__The task__.
How many lines in these records include the string "hslot"? Reply with that number alone.
****
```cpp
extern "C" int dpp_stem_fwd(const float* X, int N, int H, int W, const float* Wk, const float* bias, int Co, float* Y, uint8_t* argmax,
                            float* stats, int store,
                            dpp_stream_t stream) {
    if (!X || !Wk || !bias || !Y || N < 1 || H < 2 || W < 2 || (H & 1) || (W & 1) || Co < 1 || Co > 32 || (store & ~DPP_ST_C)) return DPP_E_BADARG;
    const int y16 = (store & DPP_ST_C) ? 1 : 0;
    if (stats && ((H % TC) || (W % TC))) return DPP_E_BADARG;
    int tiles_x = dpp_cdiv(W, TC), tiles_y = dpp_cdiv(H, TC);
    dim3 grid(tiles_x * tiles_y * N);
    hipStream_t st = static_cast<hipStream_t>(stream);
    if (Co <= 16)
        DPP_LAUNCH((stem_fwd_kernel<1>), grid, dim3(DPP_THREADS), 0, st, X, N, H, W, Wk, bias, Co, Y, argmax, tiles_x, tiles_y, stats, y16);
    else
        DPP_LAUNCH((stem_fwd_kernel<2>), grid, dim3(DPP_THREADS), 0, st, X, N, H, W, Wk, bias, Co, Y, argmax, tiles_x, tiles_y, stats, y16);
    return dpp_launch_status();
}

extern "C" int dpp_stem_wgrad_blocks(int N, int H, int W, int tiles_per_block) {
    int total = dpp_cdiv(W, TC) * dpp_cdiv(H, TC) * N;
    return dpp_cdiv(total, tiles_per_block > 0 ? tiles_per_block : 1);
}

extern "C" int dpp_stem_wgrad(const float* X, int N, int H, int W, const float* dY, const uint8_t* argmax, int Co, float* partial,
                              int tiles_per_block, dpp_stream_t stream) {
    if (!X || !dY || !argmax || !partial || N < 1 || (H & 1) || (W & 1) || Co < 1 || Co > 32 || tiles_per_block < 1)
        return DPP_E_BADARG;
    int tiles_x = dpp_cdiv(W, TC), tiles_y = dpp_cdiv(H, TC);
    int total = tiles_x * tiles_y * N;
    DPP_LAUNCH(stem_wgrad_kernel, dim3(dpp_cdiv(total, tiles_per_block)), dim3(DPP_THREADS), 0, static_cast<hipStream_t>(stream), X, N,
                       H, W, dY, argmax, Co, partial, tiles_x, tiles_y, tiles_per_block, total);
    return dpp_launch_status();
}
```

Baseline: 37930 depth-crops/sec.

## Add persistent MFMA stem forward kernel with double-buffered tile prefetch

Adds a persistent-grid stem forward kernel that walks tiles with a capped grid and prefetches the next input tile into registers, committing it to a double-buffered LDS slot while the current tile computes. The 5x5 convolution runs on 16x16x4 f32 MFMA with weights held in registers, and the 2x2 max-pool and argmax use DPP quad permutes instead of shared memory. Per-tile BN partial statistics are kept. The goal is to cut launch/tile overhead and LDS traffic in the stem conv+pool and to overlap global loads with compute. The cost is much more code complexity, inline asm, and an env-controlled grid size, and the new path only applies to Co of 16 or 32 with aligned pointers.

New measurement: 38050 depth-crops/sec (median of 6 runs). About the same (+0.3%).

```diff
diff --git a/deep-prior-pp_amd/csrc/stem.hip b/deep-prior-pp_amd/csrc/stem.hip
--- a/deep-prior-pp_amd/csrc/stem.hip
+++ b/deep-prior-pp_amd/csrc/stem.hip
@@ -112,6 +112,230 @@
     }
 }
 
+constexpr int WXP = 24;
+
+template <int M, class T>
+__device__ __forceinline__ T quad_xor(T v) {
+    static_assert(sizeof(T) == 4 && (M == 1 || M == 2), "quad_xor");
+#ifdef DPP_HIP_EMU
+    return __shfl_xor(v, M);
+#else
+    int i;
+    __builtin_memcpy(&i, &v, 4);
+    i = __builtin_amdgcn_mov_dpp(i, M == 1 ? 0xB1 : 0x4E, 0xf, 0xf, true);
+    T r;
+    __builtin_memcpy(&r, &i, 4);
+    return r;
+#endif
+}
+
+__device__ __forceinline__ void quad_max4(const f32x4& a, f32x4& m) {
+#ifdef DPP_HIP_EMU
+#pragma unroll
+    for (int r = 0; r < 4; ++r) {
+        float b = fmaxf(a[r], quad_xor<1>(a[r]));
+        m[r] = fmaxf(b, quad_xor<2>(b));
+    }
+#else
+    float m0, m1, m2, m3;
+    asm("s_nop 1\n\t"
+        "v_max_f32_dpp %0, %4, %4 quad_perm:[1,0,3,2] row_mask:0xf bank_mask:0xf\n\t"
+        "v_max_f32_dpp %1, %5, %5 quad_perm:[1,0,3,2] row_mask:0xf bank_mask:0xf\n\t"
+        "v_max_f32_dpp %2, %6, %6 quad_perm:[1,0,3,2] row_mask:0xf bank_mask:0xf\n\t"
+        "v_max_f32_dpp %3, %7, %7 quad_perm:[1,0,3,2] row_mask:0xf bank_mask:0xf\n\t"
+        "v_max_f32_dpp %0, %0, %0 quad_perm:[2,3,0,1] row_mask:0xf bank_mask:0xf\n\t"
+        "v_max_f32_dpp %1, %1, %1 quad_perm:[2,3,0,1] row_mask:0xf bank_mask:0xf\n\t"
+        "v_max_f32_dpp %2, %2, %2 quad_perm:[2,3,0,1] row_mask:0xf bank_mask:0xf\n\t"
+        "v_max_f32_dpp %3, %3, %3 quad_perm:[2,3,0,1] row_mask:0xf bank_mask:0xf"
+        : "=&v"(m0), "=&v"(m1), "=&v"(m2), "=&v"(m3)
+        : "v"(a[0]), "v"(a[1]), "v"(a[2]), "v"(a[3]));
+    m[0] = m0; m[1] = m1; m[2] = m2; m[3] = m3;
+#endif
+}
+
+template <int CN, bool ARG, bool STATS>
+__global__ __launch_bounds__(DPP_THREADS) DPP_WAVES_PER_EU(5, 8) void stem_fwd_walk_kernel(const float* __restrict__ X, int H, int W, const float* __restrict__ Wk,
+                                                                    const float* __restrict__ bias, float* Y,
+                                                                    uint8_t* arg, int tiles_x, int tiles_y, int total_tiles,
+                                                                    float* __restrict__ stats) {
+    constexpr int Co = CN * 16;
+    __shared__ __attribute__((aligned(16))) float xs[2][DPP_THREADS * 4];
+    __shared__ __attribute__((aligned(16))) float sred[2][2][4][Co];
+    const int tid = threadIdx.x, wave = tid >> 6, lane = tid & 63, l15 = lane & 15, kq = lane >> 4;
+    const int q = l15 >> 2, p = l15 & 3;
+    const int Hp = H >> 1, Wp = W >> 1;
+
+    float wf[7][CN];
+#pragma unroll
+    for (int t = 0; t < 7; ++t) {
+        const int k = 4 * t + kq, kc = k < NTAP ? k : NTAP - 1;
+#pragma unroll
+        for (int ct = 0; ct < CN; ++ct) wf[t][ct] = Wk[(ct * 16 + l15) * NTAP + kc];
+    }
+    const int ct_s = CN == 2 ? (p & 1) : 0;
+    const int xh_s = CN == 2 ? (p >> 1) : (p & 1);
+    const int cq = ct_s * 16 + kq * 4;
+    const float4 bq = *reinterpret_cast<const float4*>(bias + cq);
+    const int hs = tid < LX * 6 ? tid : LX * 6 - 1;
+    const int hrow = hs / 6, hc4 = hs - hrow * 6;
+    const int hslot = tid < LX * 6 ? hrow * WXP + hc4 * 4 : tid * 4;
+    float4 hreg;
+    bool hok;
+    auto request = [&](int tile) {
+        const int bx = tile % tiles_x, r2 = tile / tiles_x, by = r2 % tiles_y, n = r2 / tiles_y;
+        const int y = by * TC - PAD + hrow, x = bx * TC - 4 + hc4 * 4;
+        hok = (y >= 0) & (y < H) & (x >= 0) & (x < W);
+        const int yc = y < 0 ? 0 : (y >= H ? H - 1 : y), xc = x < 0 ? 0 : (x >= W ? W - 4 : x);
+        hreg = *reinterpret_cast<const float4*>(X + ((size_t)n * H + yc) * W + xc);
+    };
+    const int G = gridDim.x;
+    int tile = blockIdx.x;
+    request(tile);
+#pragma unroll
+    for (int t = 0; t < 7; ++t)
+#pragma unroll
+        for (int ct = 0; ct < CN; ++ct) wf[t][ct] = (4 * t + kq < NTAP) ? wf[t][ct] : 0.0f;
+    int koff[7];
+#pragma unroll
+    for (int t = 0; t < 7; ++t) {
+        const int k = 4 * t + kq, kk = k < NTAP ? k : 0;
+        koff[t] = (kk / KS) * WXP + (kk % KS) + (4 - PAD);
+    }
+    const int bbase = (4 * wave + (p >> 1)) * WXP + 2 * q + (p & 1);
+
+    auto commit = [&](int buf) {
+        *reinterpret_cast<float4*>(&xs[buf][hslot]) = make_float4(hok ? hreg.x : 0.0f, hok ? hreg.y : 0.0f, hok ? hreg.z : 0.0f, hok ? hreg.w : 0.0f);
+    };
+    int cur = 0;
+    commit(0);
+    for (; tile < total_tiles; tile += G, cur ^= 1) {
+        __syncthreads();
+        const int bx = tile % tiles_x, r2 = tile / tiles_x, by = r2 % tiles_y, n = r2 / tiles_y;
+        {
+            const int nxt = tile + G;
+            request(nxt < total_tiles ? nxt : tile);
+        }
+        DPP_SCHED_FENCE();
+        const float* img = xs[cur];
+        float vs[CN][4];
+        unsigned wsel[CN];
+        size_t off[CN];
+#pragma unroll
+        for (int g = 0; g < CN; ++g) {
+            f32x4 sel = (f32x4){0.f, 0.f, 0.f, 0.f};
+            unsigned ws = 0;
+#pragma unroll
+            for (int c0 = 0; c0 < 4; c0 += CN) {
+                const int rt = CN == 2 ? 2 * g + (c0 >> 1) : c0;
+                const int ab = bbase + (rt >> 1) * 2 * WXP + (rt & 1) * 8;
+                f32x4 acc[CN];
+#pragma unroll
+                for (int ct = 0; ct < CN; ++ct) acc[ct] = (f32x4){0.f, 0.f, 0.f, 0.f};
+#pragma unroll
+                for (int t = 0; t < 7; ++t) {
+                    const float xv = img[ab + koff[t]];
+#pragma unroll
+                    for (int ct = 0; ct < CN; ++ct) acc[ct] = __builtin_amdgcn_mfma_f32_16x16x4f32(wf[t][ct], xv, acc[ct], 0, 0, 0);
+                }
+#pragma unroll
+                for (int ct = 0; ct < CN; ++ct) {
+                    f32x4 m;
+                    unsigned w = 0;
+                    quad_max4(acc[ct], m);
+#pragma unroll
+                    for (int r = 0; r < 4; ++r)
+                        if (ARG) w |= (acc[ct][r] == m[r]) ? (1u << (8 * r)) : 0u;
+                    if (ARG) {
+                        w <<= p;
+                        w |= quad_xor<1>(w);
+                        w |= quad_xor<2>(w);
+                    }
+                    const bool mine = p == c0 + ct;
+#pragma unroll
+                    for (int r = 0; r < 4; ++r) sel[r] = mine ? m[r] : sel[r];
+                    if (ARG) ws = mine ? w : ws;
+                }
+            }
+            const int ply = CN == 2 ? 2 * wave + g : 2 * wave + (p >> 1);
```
****
__Result for this exercise__.
2